Targeted Radiation Therapy for Ovarian Cancer: Intraperitoneal Treatment With 211-astatine-MX35 F(ab')2
Ovarian Cancer
About this trial
This is an interventional treatment trial for Ovarian Cancer
Eligibility Criteria
Inclusion Criteria:
- Patients must have histologically confirmed ovarian or tubal or primary peritoneal adenocarcinoma.
- Patients must have a recurrent intraperitoneal cancer and treated by a salvage chemotherapy to complete or good partial remission
The following laboratory and clinical results within 2 weeks prior to first study day:
Absolute neutrophil count (ANC) > 1.5 x 109/L Platelet count > 100 x 109/L Serum bilirubin < upper limit of normal(ULN) Aspartate aminotransaminase (ASAT) < 1.5 x ULN Serum aminotransferase (ALAT) < 1.5 x ULN Serum creatinine < 1.5 x upper limit of normal Thyreoglobulin baseline information Thyroid-stimulating hormone (TSH) baseline information T4 baseline information
- Karnofsky performance status > 70.
- Must understand written and spoken Swedish
- Before any trial-specific procedures or treatment can be performed, the patient must give written informed consent for participation in the trial.
Exclusion Criteria:
- Active parenchymal disease (distant metastasis) (i.e. stage IV International Federation of Gynecology and Obstetrics (FIGO) classification.

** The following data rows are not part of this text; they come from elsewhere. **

@@ -56,19 +63,19 @@
     bn_plane_walk(x, nullptr, y, ir.nb, ir.ne, C, c, P, [&](float v, float) { return jvae_act(fmaf(v, sc, sh), relu); });
 }
 
-__global__ __launch_bounds__(256) void bn_finalize_kernel(const float* __restrict__ x, const float* __restrict__ partial,
-                                                         const float* __restrict__ gamma, const float* __restrict__ beta,
-                                                         float* running_mean, float* running_var, long long* num_batches_tracked,
-                                                         float* save_mean, float* save_invstd,
-                                                         float* __restrict__ scale, float* __restrict__ shift,
-                                                         int N, int C, int P, int nsplit, float momentum, float eps,
-                                                         int training, int ext_pivot, const float* __restrict__ pivot) {
-    __shared__ double dred[2][4];
-    const int c = blockIdx.x, l = threadIdx.x;
+template <class Load>
+__device__ __forceinline__ void bn_finalize_channel(Load load, int c, const float* __restrict__ x,
+                                                    const float* __restrict__ gamma, const float* __restrict__ beta,
+                                                    float* running_mean, float* running_var, long long* num_batches_tracked,
+                                                    float* save_mean, float* save_invstd,
+                                                    float* __restrict__ scale, float* __restrict__ shift,
+                                                    int N, int P, int nsplit, float momentum, float eps,
+                                                    int training, int ext_pivot, const float* __restrict__ pivot, double (*dred)[4]) {
+    const int l = threadIdx.x;
     const float g = gamma ? gamma[c] : 1.f, b = beta ? beta[c] : 0.f;
     float mean, invstd;
     if (training) {
-        const BnSums t = bn_fold<BN_FOLD_BLOCK_PAIR>(partial, c, nsplit, dred);
+        const BnSums t = bn_fold_with<BN_FOLD_BLOCK_PAIR>(load, c, nsplit, dred);
         const double n = (double)N * P;
         const double pv = ext_pivot ? (pivot ? (double)pivot[c] : 0.) : (double)x[(long)c * P];
         const BnMoments m = bn_moments(t.s1, t.s2, n, pv, eps);
@@ -80,6 +87,39 @@
         invstd = rsqrtf(running_var[c] + eps);
     }
     if (l == 0) bn_coef(g, b, mean, invstd, &scale[c], &shift[c]);
+}
+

- Presence of diagnosed extra abdominal metastasis
- Clinically significant heart disease.
- Electrocardiographic demonstrating clinically significant arrhythmias.
- Other serious illnesses, e.g. serious infections requiring antibiotics, coagulation disorders.
- Chronic inflammatory bowel disease.
- Chemotherapy, biologic therapy, or immunotherapy within 4 weeks prior
- Advanced abdominal adherences.
Sites / Locations
- Sahlgrenska University Hospital, Dept of Oncology
Arms of the Study
Arm 1
Experimental
Intraperitoneal Radioimmunotherapy boost
Four groups of 3 patients with recurring ovarian cancer treated by salvage chemo-therapy and being in complete or good partial remission will receive one IP dose of 211astatine-MX35 F(ab'2). Starting at 50 MBq/L. Dose escalation 100 Mbq/L, 200 MBq/L and finally 300 MBq/L.